*** Begin section ***
+            const uint64_t win = (uint64_t(uint32_t(__shfl(int(uint32_t(cur.win >> 32)), from))) << 32) | uint32_t(__shfl(int(uint32_t(cur.win)), from));
+            if (src < 0) continue;
+            const uint8_t *bytes = a.reads + first;
+            auto code_at = [&](uint32_t i) -> uint32_t { return a.ascii ? ascii_to_code(bytes[i]) : uint32_t(bytes[i]); };
+            uint32_t bad = 0;
+            for (uint32_t i = sub; i < k; i += kGroup) bad |= code_at(i) >= 6u ? 1u : 0u;
+            bad = group_sum(bad);
+            uint64_t result;
+            if (bad) {
+                result = ~0ull;
+                if (sub == 0u) atomicOr(a.flags, kFlagInvalidSymbol);
+            } else {
+                Range r{0, a.total};
+                bool broken = false;
+                for (uint32_t t = 0; t < k && r.l != r.h && !(broken = r.h > a.total || r.l > r.h); ++t) {
+                    const uint32_t s = cur.rc ? complement_code(code_at(t)) : code_at(k - 1u - t);
+                    r = constrain(a.blocks, s, r.l, r.h, sub);
+                }
+                result = broken ? ~0ull : r.h - r.l;
+                if (broken && sub == 0u) atomicOr(a.flags, kFlagInternal);
+            }
+            if (sub == 0u) (cur.rc ? a.out_rc : a.out_fwd)[win] = result;
+        }
+        cur = next;
+    }
+}
+
+template <uint32_t kTagBits>
+uint32_t resident_window_waves() {
+    static const uint32_t cached = [] {
+        int device = 0, cus = 0, per_cu = 0;
+        if (hipGetDevice(&device) != hipSuccess || hipDeviceGetAttribute(&cus, hipDeviceAttributeMultiprocessorCount, device) != hipSuccess ||
+            hipOccupancyMaxActiveBlocksPerMultiprocessor(&per_cu, k_count_kmers_windows<kTagBits>, 64, 0) != hipSuccess || cus <= 0 || per_cu <= 0)
+            return uint32_t(kWinWavesPerCu) * 256u;
+        per_cu = std::min(per_cu, kWinWavesPerCu);
+        if (per_cu > 4) per_cu -= per_cu % 4;
+        if (std::getenv("MSBWT_VERBOSE")) std::fprintf(stderr, "[msbwt] window lookup kernel <%u>: %d workgroups per CU x %d CUs\n", kTagBits, per_cu, cus);
+        return uint32_t(cus) * uint32_t(per_cu);
+    }();
+    return cached;
+}
+
+template <uint32_t kTagBits>
+hipError_t launch_windows(WindowLaunch a, hipStream_t stream) {
+    const uint64_t tiles = (a.n_windows + 63u) / 64u;
+    const uint64_t waves = std::min<uint64_t>(tiles, resident_window_waves<kTagBits>());
+    a.step_reads = (waves * 64u) / a.windows;
+    a.step_windows = uint32_t((waves * 64u) % a.windows);
+    hipLaunchKernelGGL(k_count_kmers_windows<kTagBits>, dim3(uint32_t(waves)), dim3(64), 0, stream, a);
+    return hipGetLastError();
+}
+
+}
+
*** End section ***
**Task statement**
Reproduce, exactly as they stand in the data above, the lines from the one that holds "per_cu <= 0)" to the one that holds "per_cu = std::min(per_cu, kWinWavesPerCu);", inclusive.

**The answer**
+            hipOccupancyMaxActiveBlocksPerMultiprocessor(&per_cu, k_count_kmers_windows<kTagBits>, 64, 0) != hipSuccess || cus <= 0 || per_cu <= 0)
+            return uint32_t(kWinWavesPerCu) * 256u;
+        per_cu = std::min(per_cu, kWinWavesPerCu);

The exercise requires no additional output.